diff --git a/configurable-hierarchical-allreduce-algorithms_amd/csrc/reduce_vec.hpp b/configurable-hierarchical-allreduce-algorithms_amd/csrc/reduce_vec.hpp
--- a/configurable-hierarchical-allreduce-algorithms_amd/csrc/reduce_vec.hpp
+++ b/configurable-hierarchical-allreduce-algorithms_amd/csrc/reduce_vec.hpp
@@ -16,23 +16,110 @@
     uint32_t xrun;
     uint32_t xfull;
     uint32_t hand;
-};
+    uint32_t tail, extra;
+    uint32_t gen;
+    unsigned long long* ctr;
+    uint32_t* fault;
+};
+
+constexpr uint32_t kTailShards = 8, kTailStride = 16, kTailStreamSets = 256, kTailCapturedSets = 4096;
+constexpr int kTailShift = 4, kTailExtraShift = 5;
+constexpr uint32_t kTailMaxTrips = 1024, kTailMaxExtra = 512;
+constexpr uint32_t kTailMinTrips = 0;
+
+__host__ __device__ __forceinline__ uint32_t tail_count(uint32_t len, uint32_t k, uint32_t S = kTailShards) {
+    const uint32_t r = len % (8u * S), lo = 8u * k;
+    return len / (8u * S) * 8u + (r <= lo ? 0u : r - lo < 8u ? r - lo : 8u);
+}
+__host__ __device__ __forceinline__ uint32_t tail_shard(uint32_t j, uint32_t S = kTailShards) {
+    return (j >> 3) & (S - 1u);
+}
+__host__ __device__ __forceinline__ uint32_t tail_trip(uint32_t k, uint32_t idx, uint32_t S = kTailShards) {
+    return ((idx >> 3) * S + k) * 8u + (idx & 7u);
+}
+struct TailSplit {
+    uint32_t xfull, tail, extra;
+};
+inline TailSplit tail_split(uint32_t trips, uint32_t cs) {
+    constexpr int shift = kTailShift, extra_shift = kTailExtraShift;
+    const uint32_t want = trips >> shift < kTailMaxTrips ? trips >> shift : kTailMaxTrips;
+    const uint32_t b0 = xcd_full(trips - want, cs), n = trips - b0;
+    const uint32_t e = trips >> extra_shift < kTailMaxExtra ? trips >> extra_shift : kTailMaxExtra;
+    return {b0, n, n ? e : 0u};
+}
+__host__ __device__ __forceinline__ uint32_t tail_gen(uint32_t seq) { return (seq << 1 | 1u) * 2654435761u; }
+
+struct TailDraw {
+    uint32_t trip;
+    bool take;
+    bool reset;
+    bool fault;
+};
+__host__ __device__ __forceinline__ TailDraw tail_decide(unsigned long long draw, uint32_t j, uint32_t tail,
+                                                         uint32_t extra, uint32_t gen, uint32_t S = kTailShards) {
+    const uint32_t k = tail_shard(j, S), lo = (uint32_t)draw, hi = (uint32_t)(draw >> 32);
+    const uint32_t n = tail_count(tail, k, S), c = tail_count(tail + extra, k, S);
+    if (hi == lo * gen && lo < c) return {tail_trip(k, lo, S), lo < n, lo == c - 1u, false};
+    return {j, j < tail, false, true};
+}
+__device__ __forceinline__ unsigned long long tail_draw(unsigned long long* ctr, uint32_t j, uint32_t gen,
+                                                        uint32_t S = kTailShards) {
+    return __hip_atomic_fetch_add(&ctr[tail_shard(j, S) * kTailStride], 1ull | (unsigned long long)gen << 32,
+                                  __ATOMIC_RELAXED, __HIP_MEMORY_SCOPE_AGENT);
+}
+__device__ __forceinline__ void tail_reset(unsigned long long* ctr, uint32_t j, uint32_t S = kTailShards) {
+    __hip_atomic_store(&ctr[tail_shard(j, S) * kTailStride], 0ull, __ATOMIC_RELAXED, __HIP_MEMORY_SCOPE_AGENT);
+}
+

+--

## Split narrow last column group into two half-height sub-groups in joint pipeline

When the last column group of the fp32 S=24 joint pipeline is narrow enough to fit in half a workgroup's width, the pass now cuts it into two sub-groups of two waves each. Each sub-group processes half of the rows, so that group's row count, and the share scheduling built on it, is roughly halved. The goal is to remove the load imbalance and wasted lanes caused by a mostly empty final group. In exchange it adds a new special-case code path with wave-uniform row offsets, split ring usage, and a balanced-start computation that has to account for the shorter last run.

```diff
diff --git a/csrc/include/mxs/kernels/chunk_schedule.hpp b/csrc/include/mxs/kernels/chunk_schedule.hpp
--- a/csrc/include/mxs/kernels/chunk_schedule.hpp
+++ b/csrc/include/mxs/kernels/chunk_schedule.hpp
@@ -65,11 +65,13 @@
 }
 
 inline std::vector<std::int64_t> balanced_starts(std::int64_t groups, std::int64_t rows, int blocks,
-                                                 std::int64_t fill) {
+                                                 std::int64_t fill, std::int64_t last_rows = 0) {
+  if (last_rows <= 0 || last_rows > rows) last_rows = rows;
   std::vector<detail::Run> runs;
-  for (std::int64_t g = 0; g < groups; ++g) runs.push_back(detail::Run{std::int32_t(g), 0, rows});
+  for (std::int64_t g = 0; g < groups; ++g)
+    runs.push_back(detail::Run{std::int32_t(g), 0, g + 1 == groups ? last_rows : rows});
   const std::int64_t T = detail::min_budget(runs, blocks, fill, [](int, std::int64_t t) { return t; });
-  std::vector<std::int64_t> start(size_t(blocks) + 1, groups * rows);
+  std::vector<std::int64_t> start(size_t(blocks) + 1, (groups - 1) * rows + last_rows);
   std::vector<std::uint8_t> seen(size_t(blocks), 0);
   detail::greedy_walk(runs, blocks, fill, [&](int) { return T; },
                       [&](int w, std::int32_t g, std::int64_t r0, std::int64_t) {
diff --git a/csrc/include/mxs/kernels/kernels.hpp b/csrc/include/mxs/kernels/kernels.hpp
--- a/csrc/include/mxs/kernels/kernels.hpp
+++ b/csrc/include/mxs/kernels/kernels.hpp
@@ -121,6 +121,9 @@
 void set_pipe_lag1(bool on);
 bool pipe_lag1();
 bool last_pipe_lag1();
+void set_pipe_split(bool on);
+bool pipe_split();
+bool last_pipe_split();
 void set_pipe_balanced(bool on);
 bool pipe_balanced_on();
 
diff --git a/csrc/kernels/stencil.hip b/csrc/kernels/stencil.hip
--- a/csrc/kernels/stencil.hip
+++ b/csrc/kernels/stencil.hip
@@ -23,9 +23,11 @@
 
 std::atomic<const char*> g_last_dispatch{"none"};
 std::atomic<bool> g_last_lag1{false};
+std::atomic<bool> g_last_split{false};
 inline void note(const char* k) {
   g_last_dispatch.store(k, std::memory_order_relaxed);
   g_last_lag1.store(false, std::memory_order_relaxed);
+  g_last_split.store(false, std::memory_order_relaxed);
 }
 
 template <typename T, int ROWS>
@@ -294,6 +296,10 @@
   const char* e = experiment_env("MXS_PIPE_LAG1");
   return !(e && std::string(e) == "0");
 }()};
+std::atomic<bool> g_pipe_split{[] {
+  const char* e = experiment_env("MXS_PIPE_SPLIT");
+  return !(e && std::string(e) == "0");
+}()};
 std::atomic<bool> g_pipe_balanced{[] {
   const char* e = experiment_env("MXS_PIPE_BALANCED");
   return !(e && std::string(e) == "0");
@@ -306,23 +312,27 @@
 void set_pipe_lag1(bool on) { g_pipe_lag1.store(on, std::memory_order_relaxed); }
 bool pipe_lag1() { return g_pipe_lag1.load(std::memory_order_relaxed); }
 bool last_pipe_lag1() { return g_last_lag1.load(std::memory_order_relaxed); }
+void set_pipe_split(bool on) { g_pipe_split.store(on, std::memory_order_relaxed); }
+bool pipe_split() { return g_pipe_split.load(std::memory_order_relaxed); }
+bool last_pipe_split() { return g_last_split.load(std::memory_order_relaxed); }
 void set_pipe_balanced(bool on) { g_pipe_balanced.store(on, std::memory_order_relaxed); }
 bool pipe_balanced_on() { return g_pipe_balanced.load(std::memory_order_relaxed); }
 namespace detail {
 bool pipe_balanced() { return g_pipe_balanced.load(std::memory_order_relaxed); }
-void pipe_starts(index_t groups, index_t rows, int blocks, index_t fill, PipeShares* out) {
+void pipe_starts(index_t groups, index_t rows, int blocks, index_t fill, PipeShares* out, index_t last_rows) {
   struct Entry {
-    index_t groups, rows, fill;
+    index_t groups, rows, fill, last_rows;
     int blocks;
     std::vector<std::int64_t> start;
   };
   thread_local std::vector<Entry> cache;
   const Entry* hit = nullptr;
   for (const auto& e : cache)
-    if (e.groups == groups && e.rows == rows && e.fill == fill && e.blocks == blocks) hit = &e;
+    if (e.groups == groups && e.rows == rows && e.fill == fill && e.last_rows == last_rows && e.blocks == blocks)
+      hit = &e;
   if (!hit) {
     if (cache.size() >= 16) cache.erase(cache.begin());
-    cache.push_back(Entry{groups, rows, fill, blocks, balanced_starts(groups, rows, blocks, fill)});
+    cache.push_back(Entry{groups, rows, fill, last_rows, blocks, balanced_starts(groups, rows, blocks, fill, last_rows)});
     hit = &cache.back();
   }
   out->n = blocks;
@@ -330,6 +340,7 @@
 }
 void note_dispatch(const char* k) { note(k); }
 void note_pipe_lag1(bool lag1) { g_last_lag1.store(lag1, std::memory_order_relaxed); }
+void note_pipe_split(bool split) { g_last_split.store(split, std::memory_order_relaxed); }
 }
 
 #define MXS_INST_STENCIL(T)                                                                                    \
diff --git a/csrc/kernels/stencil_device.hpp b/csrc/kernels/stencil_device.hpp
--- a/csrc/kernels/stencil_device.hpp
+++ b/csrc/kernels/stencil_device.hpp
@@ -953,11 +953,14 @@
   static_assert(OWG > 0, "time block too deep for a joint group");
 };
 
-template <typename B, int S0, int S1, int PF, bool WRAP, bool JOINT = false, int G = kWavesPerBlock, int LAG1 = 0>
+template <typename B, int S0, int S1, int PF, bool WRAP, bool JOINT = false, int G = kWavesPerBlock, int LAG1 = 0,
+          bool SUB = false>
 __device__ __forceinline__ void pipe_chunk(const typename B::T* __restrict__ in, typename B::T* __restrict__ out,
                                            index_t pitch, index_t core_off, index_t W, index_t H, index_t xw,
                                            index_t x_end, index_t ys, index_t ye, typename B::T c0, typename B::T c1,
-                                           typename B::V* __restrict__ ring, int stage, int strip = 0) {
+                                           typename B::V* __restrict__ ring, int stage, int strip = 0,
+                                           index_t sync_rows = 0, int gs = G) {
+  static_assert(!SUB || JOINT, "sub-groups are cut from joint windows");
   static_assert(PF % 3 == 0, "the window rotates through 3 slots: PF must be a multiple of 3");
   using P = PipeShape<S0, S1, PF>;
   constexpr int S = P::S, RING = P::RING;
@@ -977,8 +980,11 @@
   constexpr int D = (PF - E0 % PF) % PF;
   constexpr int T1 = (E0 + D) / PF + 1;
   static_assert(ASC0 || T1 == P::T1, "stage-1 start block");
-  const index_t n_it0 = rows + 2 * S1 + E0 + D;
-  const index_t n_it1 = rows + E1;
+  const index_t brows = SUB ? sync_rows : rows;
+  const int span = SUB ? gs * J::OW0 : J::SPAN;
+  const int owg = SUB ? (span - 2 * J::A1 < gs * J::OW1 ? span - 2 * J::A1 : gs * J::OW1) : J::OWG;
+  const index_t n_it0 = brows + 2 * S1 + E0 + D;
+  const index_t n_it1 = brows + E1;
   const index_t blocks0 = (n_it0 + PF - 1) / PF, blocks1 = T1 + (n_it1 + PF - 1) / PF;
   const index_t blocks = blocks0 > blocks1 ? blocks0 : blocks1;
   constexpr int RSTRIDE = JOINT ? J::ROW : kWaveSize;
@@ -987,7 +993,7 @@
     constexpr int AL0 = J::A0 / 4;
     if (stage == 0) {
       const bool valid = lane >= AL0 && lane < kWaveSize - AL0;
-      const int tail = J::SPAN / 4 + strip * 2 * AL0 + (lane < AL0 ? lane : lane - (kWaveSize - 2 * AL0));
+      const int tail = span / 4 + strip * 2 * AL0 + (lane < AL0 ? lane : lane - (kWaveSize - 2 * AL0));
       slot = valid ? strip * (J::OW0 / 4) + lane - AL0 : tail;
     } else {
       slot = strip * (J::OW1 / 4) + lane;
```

+--

Task prompt
Gather all lines with the string "stage" from the data.

Solution for this exercise
-                                           typename B::V* __restrict__ ring, int stage, int strip = 0) {
+                                           typename B::V* __restrict__ ring, int stage, int strip = 0,
   static_assert(ASC0 || T1 == P::T1, "stage-1 start block");
     if (stage == 0) {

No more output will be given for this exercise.